You said "Gonzo, so your position is that Buddhists who do not believe in a god should be denied BSA membership"


You're trying to pin me down by saying that since Buddhists don't believe in "A" god, it appears as though Buddhists believe in the existence of many devas ---- See below.


I don't need to email anybody at national about anythng.


Pg 45 of the Boy Scout Handbook says in part:

... To do my duty to God

Your family and religious leaders teach you about God and the ways you can serve. You do your duty to God by following the wisdom of those teachings every day and by respecting and defending the rights of others to practice their own beliefs.


Pg 54 of the Boy Scout Handbook says in part:

A scout is reverent. A Scout is reverent toward God. He is faithful in his religious duties. He respects the beliefs of others.

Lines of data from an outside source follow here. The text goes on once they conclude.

struct DevPlan {
  int n_vars, n_cons, n_stages, front;
  int n_sol, n_rec;
  const int *rec_var, *rec_col;
  const double *rec_w;
  int n_coef, n_pz;
  int n_psw;
  const int *psw_var, *psw_src;
  const double *psw_w;
  const int *pc_var, *pz_var, *pz_col;
  const double *pc_w, *pz_w;
  int n_dyn, n_rom, n_terr, n_force, n_lin, n_blocks;
  const DynInst *dyn;
  const RomInst *rom;
  const i4_t *pre_dyn_var, *pre_rom_var;
  const d2_t *pre_dyn_wa, *pre_dyn_wb, *pre_rom_wa, *pre_rom_wb;
  const TerrDev *terr;
  const ForceInst *force;
  const LinRow *lin;
  const PackedTerm1 *dyn_t1, *rom_t1;
  const PackedTerm3 *dyn_t3;
  const double *lin_coef;
  int n_lin_coef, coef_in_lds;
  const int *dyn_t1_off, *dyn_t3_off;
  int n_rom_t1;
  int rom_chunk;
  const int *rom_t1_off;
  int dyn_chunk;
  const double *table, *tab_dx, *tab_dy;
  int tab_ndx, tab_ndy;
  int off_lin, off_ang, off_eem[NEE];
  const int *cont;
  int n_cont;
  int spec_jac;
  int hold_from;
  double hold_weight, hold_tol;
  const unsigned *amask;
  const unsigned *amask2;
  const int *nxt_pack;
  const unsigned short *ctab;
  int n_cells;
  double chord_tol, chord_shrink;
  int chord_max;
  int n_unknowns;
  const int *rhs_ptr, *rhs_gpos, *rhs_row;
  int n_rhs_ent, rhs_chunk;
  const int *kx_ptr, *kx_col, *kx_pos;
  const int *rtab;
  const Block *blocks;
  const int *block_cols;
  const IqRow *iq_rows;
  int n_iq_rows;
  const SwTask *sw_tasks;
  const int *sw_cpos, *sw_c16;
  int sw_steps, sw_on;
  const int *iq_idx, *eq_idx;
  const double *iq_lo, *iq_hi;
  int n_iq, n_eqw;
  const double *g_static;
  const int *piv_slot, *piv_unknown;
  const double *piv_diag;
  const StageDesc *stages;
  const EqEntry *eq_entries;
  const EqRhs *eq_rhs;
  const IqBlock *iq_blocks;
  const short *iq_slots;
  int max_stage_g;
  const int *srec, *srec_off, *pack_src, *drec_off;
  const int *diag_pos;
  const unsigned *pair_groups;
  const int *eq_pos, *rhs_pos, *sig_pos, *w_pos;
  int max_srec, max_drec, stream_len;
  const double *con_lo, *con_hi;
  const int *row_kind;
  const InitDesc *init;
  const double *var_time;
  double mass, gravity, Ib[9], mu_fric, f_max, T;
  double nominal[NEE][3];
  double tol, mu_init, mu_min, delta_x, eps_dual, slack_push, warm_slack_push;
  int mu_superlinear;
  int max_iter, stall_iters;
  double stall_alpha;
  const double *height;
  int n_maps, hnx, hny, terrain_mode;
  double hcell, hx0, hy0;
  long long g_doubles, panel_stride;
  int kron_lds_off;
};

struct DevWork {
  const double *start, *goal, *warm;
  const int *map_id;
  double *x, *g, *gt, *s, *zl, *zu, *ds, *dzl, *dzu, *sig, *w, *G, *panel, *dx, *stream;
  double *mu, *viol, *trace;
  double *best_viol, *xbest;
  int *held;
  int *best_it;
  int *status, *iters, *done, *n_active;
  int *chord;
  int *chord_run;
  int *jam;
  double *rhs;
  double *minv;
  double *sol;
  double *sol0, *dx0, *ur;
  double *nodes_out, *viol_out;
  int *status_out, *iters_out;
  unsigned long long *totals;
// ... 158 lines not shown
  bool cx = false, cy = false;
  if (fx <= 0) { fx = 0; cx = true; }
  if (fx >= mx) { fx = mx; cx = true; }
  if (fy <= 0) { fy = 0; cy = true; }
  if (fy >= my) { fy = my; cy = true; }
  int ix = (int)floor(fx), iy = (int)floor(fy);
  ix = min(ix, P.hnx - 2); iy = min(iy, P.hny - 2);
  ix = max(ix, 0); iy = max(iy, 0);
  const double u = fx - ix, v = fy - iy;
  const int ix1 = P.hnx > 1 ? ix + 1 : ix, iy1 = P.hny > 1 ? iy + 1 : iy;
  const double h00 = H[ix * P.hny + iy], h10 = H[ix1 * P.hny + iy], h01 = H[ix * P.hny + iy1],
               h11 = H[ix1 * P.hny + iy1];
  t.h = h00 * (1 - u) * (1 - v) + h10 * u * (1 - v) + h01 * (1 - u) * v + h11 * u * v;
  const double c = P.hcell;
  t.hx = cx ? 0 : ((h10 - h00) * (1 - v) + (h11 - h01) * v) / c;
  t.hy = cy ? 0 : ((h01 - h00) * (1 - u) + (h11 - h10) * u) / c;
  t.hxy = (cx || cy) ? 0 : (h11 - h10 - h01 + h00) / (c * c);
  return t;
}
__device__ inline void terrain_basis(const Terr &t, int which, double b[3], double bx[3], double by[3]) {
  double v[3], vx[3] = {0, 0, 0}, vy[3] = {0, 0, 0};
  if (which == 0) { v[0] = -t.hx; v[1] = -t.hy; v[2] = 1; vx[1] = -t.hxy; vy[0] = -t.hxy; }
  else if (which == 1) { v[0] = 1; v[1] = 0; v[2] = t.hx; vy[2] = t.hxy; }
  else { v[0] = 0; v[1] = 1; v[2] = t.hy; vx[2] = t.hxy; }
  const double nn = sqrt(v[0] * v[0] + v[1] * v[1] + v[2] * v[2]);
  for (int i = 0; i < 3; ++i) b[i] = v[i] / nn;
  const double px = b[0] * vx[0] + b[1] * vx[1] + b[2] * vx[2];
  const double py = b[0] * vy[0] + b[1] * vy[1] + b[2] * vy[2];
  for (int i = 0; i < 3; ++i) { bx[i] = (vx[i] - b[i] * px) / nn; by[i] = (vy[i] - b[i] * py) / nn; }
}


template <bool JAC>
__device__ inline void eval_dyn(const DevPlan &P, const DynInst &I, const double *vin, double *g, double *loc,
                                const double th[3], const double thd[3], const double thdd[3], const Trig &tg) {
  const double r[3] = {vin[0], vin[1], vin[2]}, a[3] = {vin[3], vin[4], vin[5]};
  double ga[3], gl[3];
  dyn_angular<double>(P.Ib, th, thd, thdd, tg, ga);
  gl[0] = P.mass * a[0]; gl[1] = P.mass * a[1]; gl[2] = P.mass * a[2] + P.mass * P.gravity;
  const bool jac = JAC && I.in_kkt;
  double sf[3] = {0, 0, 0};
#pragma unroll
  for (int e = 0; e < NEE; ++e) {
    const double *pe = vin + 15 + 3 * e, *f = vin + 27 + 3 * e;
    const double d[3] = {r[0] - pe[0], r[1] - pe[1], r[2] - pe[2]};
    ga[0] -= f[1] * d[2] - f[2] * d[1];
    ga[1] -= f[2] * d[0] - f[0] * d[2];
    ga[2] -= f[0] * d[1] - f[1] * d[0];
    gl[0] -= f[0]; gl[1] -= f[1]; gl[2] -= f[2];
    if (jac) {
#pragma unroll
      for (int i = 0; i < 3; ++i) { sf[i] += f[i]; loc[30 + 3 * e + i] = f[i]; loc[42 + 3 * e + i] = d[i]; }
    }
  }
  if (jac) { loc[27] = sf[0]; loc[28] = sf[1]; loc[29] = sf[2]; }
#pragma unroll
  for (int i = 0; i < 3; ++i) { g[I.row0 + i] = ga[i]; g[I.row0 + 3 + i] = gl[i]; }
}
template <int WHAT>
__device__ inline void eval_dyn_pass(const DevPlan &P, const DynInst &I, double *loc, const double th[3],
                                     const double thd[3], const double thdd[3], const Trig &tg) {
  if (!I.in_kkt) return;
#pragma unroll
  for (int j = 0; j < 3; ++j) {
    D1 t0[3], t1[3], t2[3], o[3];
#pragma unroll
    for (int i = 0; i < 3; ++i) {
      t0[i] = {th[i], (WHAT == 0 && i == j) ? 1.0 : 0.0};
      t1[i] = {thd[i], (WHAT == 1 && i == j) ? 1.0 : 0.0};
      t2[i] = {thdd[i], (WHAT == 2 && i == j) ? 1.0 : 0.0};
    }
    dyn_angular<D1>(P.Ib, t0, t1, t2, tg, o);
#pragma unroll
    for (int i = 0; i < 3; ++i) loc[9 * WHAT + 3 * i + j] = o[i].d;
  }
}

A brief internet search of Buddhism reveals this:

Buddhism speaks of the existence of category of beings called devas. This term is generally translated as "gods" (with a simple `g' and in the plural). The term deva literally means a shining or radiant being, and describes their physical appearance rather than their supernatural powers (as the translation "gods" seems to imply).


So if a Buddhist believes in devas, he passes the belief test.


Someone who does not believe in God does not.

Either believe ------- or leave.


Now do you get it?


God or light, love, a leaf, awesome power, higher power, or whatever Trevorum thinks will pass the 'God' test, Bless America!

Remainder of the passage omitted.